To Night Owl from Dogfish – ARC Review

A few months ago, I asked to take part in the blog tour for To Night Owl from Dogfish by Holly Goldberg Sloan & Meg Wolitzer. The cover really captured my attention, and it sounded like a departure from my typical YA Fantasy reads. I’m so happy to share my thoughts on this heartwarming book!

Click here for the Synopsis!

From two extraordinary authors comes a moving, exuberant, laugh-out-loud novel about friendship and family, told entirely in emails and letters. Avery Bloom, who’s bookish, intense, and afraid of many things, particularly deep water, lives in New York City. Bett Devlin, who’s fearless, outgoing, and loves all animals as well as the ocean, lives in California. What they have in common is that they are both twelve years old, and are both being raised by single, gay dads. When their dads fall in love, Bett and Avery are sent, against their will, to the same sleepaway camp. Their dads hope that they will find common ground and become friends–and possibly, one day, even sisters. But things soon go off the rails for the girls (and for their dads too), and they find themselves on a summer adventure that neither of them could have predicted. Now that they can’t imagine life without each other, will the two girls (who sometimes call themselves Night Owl and Dogfish) figure out a way to be a family?

One of the first things I want to talk about is the cover. It almost looks like a merit badge, and I love that. I think the design, the colors, and even the title would really appeal to both boys and girls. I myself thought that one of the titular characters was a boy for a few pages and was surprised to learn they were both girls (even though that is clearly stated in the synopsis, get it together Sam). I think this would be a great book for boys to read, especially boys who love summer camp!

Just so darn cute! Look at that lil shark!

The story is told through a series of emails, primarily, between the 2 main girls Avery & Bett. They’re modern day pen pals! Initially, the girls are staunchly opposed to becoming friends, even though it was obvious to me that they were destined to be friends forever from the first page. I really enjoyed their constant denial of their blossoming friendship. It reminded me of a past experience I had with someone who turned into a great friend.

The girls eventually meet at camp, at their father’s insistence, but soon their lives conspire to pull them apart again. Most of the story focuses on the 2 girls maintaining a friendship across the country, and trying to find a way to stay connected across thousands of miles. Again, I feel like this theme makes the book a great read for young boy or girl readers. I really enjoyed it as an adult too! It was great to see the girls work together and learn to accept the good and the bad in each other. There are lessons for readers of all ages in these pages.

Today I am posting in tandem with Alex from Randomly Reading!
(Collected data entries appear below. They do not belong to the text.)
template <bool DROPOUT>
__global__ void __launch_bounds__(128, 2) fa_fwd3_kernel(const bf16* __restrict__ qkv, bf16* __restrict__ out,
                                                      float* __restrict__ lse, int T, int H, int Hkv, float scale,
                                                      float p_drop, uint64_t seed) {
  constexpr int BM = 128, BN = 64;
  __shared__ __attribute__((aligned(16))) char smem[2][2][BN * 128];
  const int nqb = (T + BM - 1) / BM;
  int qi, bh;
  xcd_head_block(qi, bh);
  const int qb = nqb - 1 - qi;
  const int b = bh / H, h = bh % H, hk = h / (H / Hkv);
  const int lane = threadIdx.x & 63, w = wave_id(), hh = lane >> 5;
  const size_t RS = (size_t)(H + 2 * Hkv) * kD;
  const bf16* qbase = qkv + (size_t)b * T * RS + (size_t)h * kD;
  const bf16* kbase = qkv + (size_t)b * T * RS + (size_t)(H + hk) * kD;
  const bf16* vbase = qkv + (size_t)b * T * RS + (size_t)(H + Hkv + hk) * kD;
  const int q0 = qb * BM + 64 * w;
  const float c = scale * kLog2e;
  const float inv_keep = DROPOUT ? 1.f / (1.f - p_drop) : 1.f;
  int qrow[2];
  qrow[0] = q0 + (lane & 31);
  qrow[1] = q0 + 32 + (lane & 31);

  uint4 qf[2][4];
#pragma unroll
  for (int a = 0; a < 2; ++a)
#pragma unroll
    for (int s = 0; s < 4; ++s)
      qf[a][s] = qrow[a] < T ? *reinterpret_cast<const uint4*>(qbase + (size_t)qrow[a] * RS + 16 * s + 8 * hh) : zero4();
#pragma unroll
  for (int a = 0; a < 2; ++a)
#pragma unroll
    for (int s = 0; s < 4; ++s) launder(qf[a][s]);

  const unsigned RSB = (unsigned)RS * 2;
  const unsigned k_voff = (unsigned)lane * RSB;
  unsigned v_voff[2];
#pragma unroll
  for (int par = 0; par < 2; ++par) {
    const int row = 8 * par + (lane >> 3);
    const int ch = (lane & 7) ^ ((((row >> 1) & 1) << 2) | ((row >> 2) & 3));
    v_voff[par] = (unsigned)(lane >> 3) * RSB + 16u * ch;
  }
  unsigned vto[2][2];
#pragma unroll
  for (int dh = 0; dh < 2; ++dh)
#pragma unroll
    for (int jj = 0; jj < 2; ++jj) {
      const int col = 32 * dh + 16 * ((lane >> 4) & 1) + 4 * (lane & 3);
      vto[dh][jj] = (unsigned)(tile_off(4 * hh + ((lane & 15) >> 2) + 8 * jj, col >> 3) + ((col & 4) << 1));
    }
  auto vfrag = [&](const char* t, int dh) -> uint4 {
    const s16x4 x = __builtin_amdgcn_ds_read_tr16_b64_v4i16((lds_s16x4*)(t + vto[dh][0]));
    const s16x4 y = __builtin_amdgcn_ds_read_tr16_b64_v4i16((lds_s16x4*)(t + vto[dh][1]));
    const uint2 ux = __builtin_bit_cast(uint2, x), uy = __builtin_bit_cast(uint2, y);
    return uint4{ux.x, ux.y, uy.x, uy.y};
  };
  auto dma = [&](int kt0, int buf) {
    const unsigned dst = __builtin_amdgcn_readfirstlane(lds_addr_of(smem[buf][w]));
    if (kt0 + BN <= T) {
      if (w == 0) {
        const char* sb = reinterpret_cast<const char*>(kbase + (size_t)kt0 * RS);
#pragma unroll
        for (int p = 0; p < 8; ++p) glds16_s(sb + 16 * p, k_voff, dst + p * 1024);
      } else {
#pragma unroll
        for (int p = 0; p < 8; ++p)
          glds16_s(reinterpret_cast<const char*>(vbase + (size_t)(kt0 + 8 * p) * RS), v_voff[p & 1],
                      dst + p * 1024);
      }
    } else if (w == 0) {
      const bf16* g = kbase + (size_t)min(kt0 + lane, T - 1) * RS;
#pragma unroll
      for (int p = 0; p < 8; ++p) glds16(g + 8 * p, dst + p * 1024);
    } else {
      const int prow = lane >> 3, pch = lane & 7;
#pragma unroll
      for (int p = 0; p < 8; ++p) {
        const int row = 8 * p + prow;
        const int ch = pch ^ ((((row >> 1) & 1) << 2) | ((row >> 2) & 3));
        glds16(vbase + (size_t)min(kt0 + row, T - 1) * RS + 8 * ch, dst + p * 1024);
      }
    }
  };

  const int kend = min(T, qb * BM + BM);
  const int ntiles = (kend + BN - 1) / BN;
  const int jlast = min(ntiles - 1, q0 / BN);
  f32x16 o[2][2];
#pragma unroll
  for (int a = 0; a < 2; ++a)
#pragma unroll
    for (int dh = 0; dh < 2; ++dh)
#pragma unroll
      for (int i = 0; i < 16; ++i) o[a][dh][i] = 0.f;
  float m[2] = {-1e30f, -1e30f}, l[2] = {0.f, 0.f};

  auto softmax = [&](auto mask_tag, int a, int kt0, f32x16 (&sa)[2]) {
    constexpr bool MASK = decltype(mask_tag)::value;
    float tmax = -INFINITY;
#pragma unroll
    for (int kh = 0; kh < 2; ++kh)
#pragma unroll
      for (int i = 0; i < 16; ++i) {
// ... 123 lines not shown
  const int row = gid >> 3, part = gid & 7;
  const bool ok = row < B * T * H;
  float s = 0.f;
  if (ok) {
    float a[8], o[8];
    Vec8<bf16>::load(dout + (size_t)row * kD + 8 * part, a);
    Vec8<bf16>::load(out + (size_t)row * kD + 8 * part, o);
#pragma unroll
    for (int k = 0; k < 8; ++k) s += a[k] * o[k];
  }
  s += __shfl_xor(s, 1, 64);
  s += __shfl_xor(s, 2, 64);
  s += __shfl_xor(s, 4, 64);
  if (ok && part == 0) {
    const int h = row % H, t = (row / H) % T, b = row / (H * T);
    delta[((size_t)b * H + h) * T + t] = s;
  }
}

In honor of pen pals Bett and Avery, we decided to exchange a few questions for each other.

1. Have you ever played matchmaker? 

Avery and Bett wind up spending a lot of time trying to fix up their Dad’s. If you know me, you know I’m not much for romance so I haven’t ever really tried to fix anyone up. However, I definitely remember conspiring with friends in Middle School or High School to help them bump into their crush in the hallway. Those were the days! xD

2. Have you ever had a cross country friendship?

Yes! In High School, I had a really great friend who I spoke to almost every day. We maintained communication for several years even though we had never met in person. He got me through some really difficult times. Unfortunately, he stopped speaking to me a few years ago after he got married. It was a bit of a shock, and honestly, I still wonder what I did to warrant that but it goes to show that it’s difficult to have long distance friends! I really loved watching Avery & Bett grow in their friendship despite the distance between them.

3. If you went to camp, are you still friends with anyone from those summers?

I was never able to go to a proper sleep away camp, though I did do some weekend events with a youth group (throwback!), and I did participate in band camp with my High School’s marching band. I’m not super close to anyone from my grade school days anymore, but I like to keep tabs on a few of my band friends when I can. You really learn a lot about yourself and the people around you when you share an experience like that.

I would love to hear about your experiences with summer camps or pen pals! I have had a lot of pen pals over the past few years, it’s such an interesting way to get to know someone. I highly recommend checking out To Night Owl from Dogfish. It is on shelves now! Pick up a copy for yourself, or the camper in your life.

About the Authors:

Holly Goldberg Sloan was born in Ann Arbor, Michigan and spent her childhood living in Holland; Istanbul, Turkey; Washington, D.C.; Berkeley, California; and Eugene, Oregon. After graduating from Wellesley College and spending some time as an advertising copywriter, she began writing family feature films, including Angels in the Outfield and Made in America. She is the author of the New York Times bestsellers Counting by 7s and Short, among other novels. 

Meg Wolitzer was born in Brooklyn, New York, grew up in the town of Syosset, on Long Island, and sold her first novel, Sleepwalking, while a senior in college. She is the New York Times-bestselling author of numerous novels for adults, including The InterestingsThe Ten-Year NapThe Wife, and The Female Persuasion; the young adult novel Belzhar; and the middle-grade novel The Fingertips of Duncan Dorfman.